Part IV, “The Monetary Breakdown of the West,” is Rothbard the teacher again, in my opinion at his best. Economic theory, to qualify as scientific, must show explanatory and predictive power. Here Rothbard uses his command of Austrian monetary theory to look at the Classical Gold Standard of 1815-1914, World War I, the Gold Exchange Standard of 1926-1931, the Fluctuating Fiat Currency regime of 1931-1945, the Bretton Woods agreement of 1945-1968, Bretton Woods Unraveling 1968-1971 (a period I personally remember), Bretton Woods’ End in 1971, The Smithsonian Agreement 1971-1973, and Fluctuating Fiat Currencies 1973-?Folks my age can fill in the blanks: the Carter years and Carter bonds; Reagan, Friedman, and Volker’s Fed, etc.

In Rothbard’s view,

As we face the future, the prognosis for the dollar and for the international monetary system is grim indeed. Until and unless we return to the classical gold standard at a realistic gold price, the international money system is fated to shift back and forth between fixed and fluctuating exchange rate,s with each system posing unsolved problems, working badly, and finally disintegrating. And fueling this disintegration will be the continued inflation of the supply of dollars and hence of American prices which show no sign of abating. The prospect for the future is accelerating and eventually runaway inflation at home, accompanied by monetary breakdown and economic warfare abroad. This prognosis can only be changed by a drastic alteration of the American and world monetary system: by the return to a free market commodity money such as gold, and by removing government totally from the monetary scene.

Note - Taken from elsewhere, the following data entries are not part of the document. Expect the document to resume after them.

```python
EXPORTED = (
    "dd_photo_loss", "dd_photo_workspace_bytes", "dd_photo_timing", "dd_photo_timing_read", "dd_photo_loss_part", "dd_smooth_loss", "dd_smooth_workspace_bytes",
    "dd_ground_loss", "dd_ground_workspace_bytes", "dd_ground_plane", "dd_ground_candidates", "dd_ground_select",
    "dd_assemble_losses", "dd_reg_losses_finish", "dd_fused_loss", "dd_fused_loss_part", "dd_fused_loss_supported", "dd_reg_workspace_bytes", "dd_backproject", "dd_backproject_bwd", "dd_project3d", "dd_project3d_bwd", "dd_project3d_workspace_bytes",
    "dd_ssim", "dd_ssim_bwd", "dd_disp_to_depth", "dd_pose_matrix", "dd_pose_matrix_bwd",
    "dd_channel_sum_nhwc", "dd_channel_sum_workspace_bytes", "dd_reflect_pad1_nhwc", "dd_reflect_pad1_nhwc_bwd",
    "dd_dwconv3x3_nhwc", "dd_dwconv3x3_nhwc_bwd_data", "dd_dwconv3x3_nhwc_bwd_weight", "dd_dwconv3x3_workspace_bytes", "dd_conv3x3_cout1_bwd_data",
    "dd_prepare_frames", "dd_prepare_frames_workspace_bytes", "dd_pyramid_down2", "dd_pack_rgb", "dd_depth_metrics", "dd_depth_metrics_workspace_bytes", "dd_depth_metrics_masked", "dd_depth_metrics_masked_workspace_bytes", "dd_motion_pr", "dd_fill_contours", "dd_vis_frame", "dd_vis_flow_tiles", "dd_bn_act_fwd", "dd_bn_act_bwd", "dd_bn_workspace_bytes",
    "dd_bn_act_fwd_t", "dd_bn_act_bwd_t", "dd_channel_sum_nhwc_t", "dd_reflect_pad1_nhwc_t", "dd_reflect_pad1_nhwc_bwd_t", "dd_up_cat_pad_t", "dd_up_cat_pad_bwd_t",
    "dd_layer_norm_fwd", "dd_layer_norm_bwd", "dd_layer_norm_workspace_bytes", "dd_layer_scale_bwd", "dd_layer_scale_workspace_bytes",
    "dd_jpeg_workspace_bytes", "dd_jpeg_decode", "dd_resize_workspace_bytes", "dd_resize_bicubic", "dd_layer_norm_fwd_t", "dd_layer_norm_bwd_t", "dd_layer_scale_bwd_t", "dd_layer_scale_fwd_t", "dd_dwconv3x3_nhwc_t", "dd_dwconv3x3_nhwc_bwd_data_t",
    "dd_dwconv3x3_nhwc_bwd_weight_t", "dd_adam_chunk", "dd_adam_multi", "dd_conv_small_supported", "dd_conv_small_workspace_bytes",
    "dd_conv_small_fwd", "dd_conv_small_bwd_data", "dd_conv_small_bwd_weight", "dd_conv_head_supported", "dd_conv_head_workspace_bytes", "dd_conv_head_fwd",
    "dd_conv_head_bwd_weight", "dd_redu_supported", "dd_redu_workspace_bytes", "dd_redu_fwd", "dd_redu_bwd_data", "dd_redu_bwd_weight",
    "dd_conv3x3_mfma_supported", "dd_conv3x3_mfma_pack_bytes", "dd_conv3x3_mfma_pack", "dd_conv3x3_mfma_pack_many_job_words",
    "dd_conv3x3_mfma_pack_many_blocks", "dd_conv3x3_mfma_pack_many", "dd_conv3x3_mfma", "dd_conv3x3_mfma_n",
    "dd_conv3x3_mfma_flat_supported", "dd_conv3x3_mfma_flat_workspace_bytes", "dd_conv3x3_mfma_flat", "dd_conv3x3_mfma_flat_n",
    "dd_conv3x3_mfma_wgrad_workspace_bytes", "dd_conv3x3_mfma_bwd_weight", "dd_conv3x3_mfma_bwd_weight_n",
    "dd_conv3x3_half_supported", "dd_conv3x3_half_pack_bytes", "dd_conv3x3_half_pack", "dd_conv3x3_half",
    "dd_conv3x3_half_wgrad_workspace_bytes", "dd_conv3x3_half_bwd_weight",
    "dd_pw_gemm_pack_bytes", "dd_mlp_pack", "dd_pw_gemm", "dd_gelu_pair", "dd_mlp_fwd_supported", "dd_mlp_fwd",
    "dd_error_string", "dd_abi_version",
)


def fill_photo_args(*, B, H, W, mode, automask, want_grad, min_depth, max_depth, ssim_weight, eps, disp_thr,
                    target, source, K, inv_K, T, ts, g_T, sums, workspace, scales, source_packed=None):
    a = DDPhotoArgs()
    a.abi_version = DD_ABI_VERSION
    a.B, a.H, a.W = B, H, W
    a.num_scales = len(scales)
    a.mode, a.automask, a.want_grad = mode, int(bool(automask)), int(bool(want_grad))
    a.min_depth, a.max_depth, a.ssim_weight, a.eps, a.disp_thr = min_depth, max_depth, ssim_weight, eps, disp_thr
    a.target = ptr(target)
    a.K, a.inv_K = ptr(K), ptr(inv_K)
    a.sums, a.workspace = ptr(sums), ptr(workspace)
    for f in range(DD_NUM_SRC):
        a.source[f] = ptr(source[f])
        a.source_packed[f] = ptr(source_packed[f]) if source_packed is not None else None
        a.T[f] = ptr(T[f])
        a.ts[f] = ptr(ts[f]) if ts is not None else None
        a.g_T[f] = ptr(g_T[f]) if g_T is not None else None
    for s, d in enumerate(scales):
        sc = a.scale[s]
        sc.shift, sc.h, sc.w = d["shift"], d["h"], d["w"]
        sc.w_photo, sc.w_cons = d.get("w_photo", 0.0), d.get("w_cons", 0.0)
        for name in ("disp", "noise", "g_disp", "out_depth", "out_idsel"):
            setattr(sc, name, ptr(d.get(name)))
        for name in ("flow", "mask", "g_flow", "g_mask", "out_color", "out_sample", "out_resid", "out_delta"):
# ... 6 lines not shown
```

dynamo-depth_amd/hipops/functions.py:

```python
import os

import torch

from . import lib as L
from .pack_many import PackSet, _ACTIVE_PACK_SETS, _pack_many_on, pack_many_launches, pack_weights_once_per_forward


def _dev(t, name="tensor"):
    if not t.is_cuda:
        raise L.DynamoHipError("%s must live on the GPU: the Dynamo-Depth loss path has no CPU implementation "
                               "(libdynamo_hip.so is the only backend)" % name)
    if t.dtype != torch.float32:
        raise L.DynamoHipError("%s must be float32, got %s" % (name, t.dtype))
    return t.contiguous()


DTYPE_CODE = {torch.float32: 0, torch.float16: 1, torch.bfloat16: 2}


def _p(t):
    return None if t is None else t.data_ptr()


def _ws(nbytes, device):
# ... 409 lines not shown
def mfma_conv_ok(x, weight, stride, padding, dilation, groups):
    if os.environ.get("DD_STOCK_MFMA_CONV", "0") == "1":
        return False
    if not (x.is_cuda and x.dtype == torch.float32 and weight.dtype == torch.float32 and x.dim() == 4):
        return False
    if not _conv3x3_s1(x, weight, stride, padding, dilation, groups, ((0, 0), (1, 1))) or torch.is_autocast_enabled():
        return False
    cout, cin = weight.shape[:2]
    pad = padding[0]
    Ho, Wo = x.shape[2] + 2 * pad - 2, x.shape[3] + 2 * pad - 2
    if _below_tile_pixels(x.shape[0], Ho, Wo, "DD_MFMA_CONV_MIN_PIXELS"):
        return pad == 1 and _flat_conv_ok(x.shape[0], x.shape[2], x.shape[3], cin, cout)
    return bool(L.load().dd_conv3x3_mfma_supported(cin, cout))


def _flat_conv_ok(B, H, W, cin, cout):
    if os.environ.get("DD_FLAT_MFMA_CONV", "1") != "1" or min(cin, cout) < int(os.environ.get("DD_FLAT_MIN_CHANNELS", "256")):
        return False
    lib = L.load()
    return bool(lib.dd_conv3x3_mfma_flat_supported(B, H, W, cin, cout)) and bool(lib.dd_conv3x3_mfma_flat_supported(B, H, W, cout, cin))


def _flat_shape(B, H, W, pad, k_in=None, n_out=None):
    Ho, Wo = H + 2 * pad - 2, W + 2 * pad - 2
    if not (pad == 1 and _below_tile_pixels(B, Ho, Wo, "DD_MFMA_CONV_MIN_PIXELS")):
        return False
    if os.environ.get("DD_FLAT_MFMA_CONV", "1") != "1":
        return False
    return k_in is None or bool(L.load().dd_conv3x3_mfma_flat_supported(B, H, W, k_in, n_out))


_MFMA_CONV_CALLS = [0]
_FLAT_CONV_CALLS = [0]


def mfma_conv_calls():
    return _MFMA_CONV_CALLS[0]


_PRODUCTS = {"highest": 6, "high": 3, "medium": 1}


def mfma_products():
    env = os.environ.get("DD_MFMA_PRODUCTS")
    return int(env) if env else _PRODUCTS[torch.get_float32_matmul_precision()]


class MfmaConvFn(torch.autograd.Function):

    @staticmethod
    def forward(ctx, x, weight, bias, pad):
        lib = L.load()
        cout, cin = weight.shape[:2]
        B, _, Hi, Wi = x.shape
        x = _dense_nhwc(x)
        need_gx = ctx.needs_input_grad[0]
        stream = L.current_stream()
        products = mfma_products()
        pset = _ACTIVE_PACK_SETS[-1] if (_ACTIVE_PACK_SETS and _pack_many_on()) else None
        packs = pset.take(weight, need_gx) if pset is not None else None
        if packs is not None:
            pack_f, pack_b = packs
        else:
            pack_f = torch.empty(_ws_bytes("dd_conv3x3_mfma_pack_bytes", cout, cin) // 4, dtype=torch.float32, device=x.device)
            pack_b = torch.empty(_ws_bytes("dd_conv3x3_mfma_pack_bytes", cin, cout) // 4, dtype=torch.float32, device=x.device) if need_gx else None
            sw = weight.stride()
            L.check(lib.dd_conv3x3_mfma_pack(_p(weight), sw[0], sw[1], sw[2], sw[3], cout, cin, _p(pack_f), _p(pack_b), stream), "dd_conv3x3_mfma_pack")
            if pset is not None and isinstance(weight, torch.nn.Parameter):
                pset.join(weight, pack_f, pack_b)
        Ho, Wo = Hi + 2 * pad - 2, Wi + 2 * pad - 2
        y = _nhwc_empty(B, cout, Ho, Wo, x.device)
        if _flat_shape(B, Hi, Wi, pad, cin, cout):
            nbytes = _ws_bytes("dd_conv3x3_mfma_flat_workspace_bytes", B, Hi, Wi, cin, cout)
            ws = _ws(nbytes, x.device)
            L.check(lib.dd_conv3x3_mfma_flat_n(_p(x), _p(pack_f), _p(bias), B, Hi, Wi, cin, cout, products, _p(y), _p(ws), nbytes, stream), "dd_conv3x3_mfma_flat")
            _FLAT_CONV_CALLS[0] += 1
        else:
            L.check(lib.dd_conv3x3_mfma_n(_p(x), _p(pack_f), _p(bias), B, Hi, Wi, cin, cout, pad, products, _p(y), stream), "dd_conv3x3_mfma")
        _MFMA_CONV_CALLS[0] += 1
        ctx.save_for_backward(x, weight, pack_b)
        ctx.conf = (pad, bias is not None, products)
        return y

    @staticmethod
    def backward(ctx, g):
        x, weight, pack_b = ctx.saved_tensors
        pad, has_bias, products = ctx.conf
        lib = L.load()
        cout, cin = weight.shape[:2]
        B, _, Hi, Wi = x.shape
        Ho, Wo = g.shape[2:]
        g = _dense_nhwc(g.to(torch.float32))
        gx = gw = gb = None
        stream = L.current_stream()
        if ctx.needs_input_grad[0]:
            gx = _nhwc_empty(B, cin, Hi, Wi, g.device)
            if _flat_shape(B, Hi, Wi, pad, cout, cin):
                nbytes = _ws_bytes("dd_conv3x3_mfma_flat_workspace_bytes", B, Ho, Wo, cout, cin)
                ws = _ws(nbytes, g.device)
                L.check(lib.dd_conv3x3_mfma_flat_n(_p(g), _p(pack_b), None, B, Ho, Wo, cout, cin, products, _p(gx), _p(ws), nbytes, stream), "dd_conv3x3_mfma_flat (data gradient)")
            else:
                L.check(lib.dd_conv3x3_mfma_n(_p(g), _p(pack_b), None, B, Ho, Wo, cout, cin, 2 - pad, products, _p(gx), stream), "dd_conv3x3_mfma (data gradient)")
        if ctx.needs_input_grad[1]:
            if (cout % 4 == 0 and min(cin, cout) >= 32 and os.environ.get("DD_STOCK_MFMA_WGRAD", "0") != "1"
                    and (products < 6 or not _flat_shape(B, Hi, Wi, pad, cin, cout))):
                flat = torch.empty(cout * 9 * cin, dtype=torch.float32, device=g.device)
                nbytes = _ws_bytes("dd_conv3x3_mfma_wgrad_workspace_bytes", B, Ho, Wo, cin, cout)
                ws = _ws(nbytes, g.device)
                L.check(lib.dd_conv3x3_mfma_bwd_weight_n(_p(x), _p(g), B, Hi, Wi, cin, cout, pad, products, _p(flat), _p(ws), nbytes, stream), "dd_conv3x3_mfma_bwd_weight")
                gw = flat.view(cout, 3, 3, cin).permute(0, 3, 1, 2)
            else:
                gw = _wgrad_3x3_library(g, x, weight, pad)
        if has_bias and ctx.needs_input_grad[2]:
            gb = _channel_sum(g, B * Ho * Wo, cout, DTYPE_CODE[g.dtype], stream) if cout <= 256 else g.sum((0, 2, 3))
        return gx, gw, gb, None
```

The conjoined volume, “The Case for the 100 Percent Gold Dollar,” takes a few pieces of the first volume, elaborates on how they abet the central bank in inflating, addresses some popular objections, and presents a rough plan for returning to a classical gold standard. Of these, I’d say only the last is essential, but it’s just a sketch. For more detail, you’ll need one of the scholarly tomes. If there’s any interest, I may write about one of them next. Fair warning.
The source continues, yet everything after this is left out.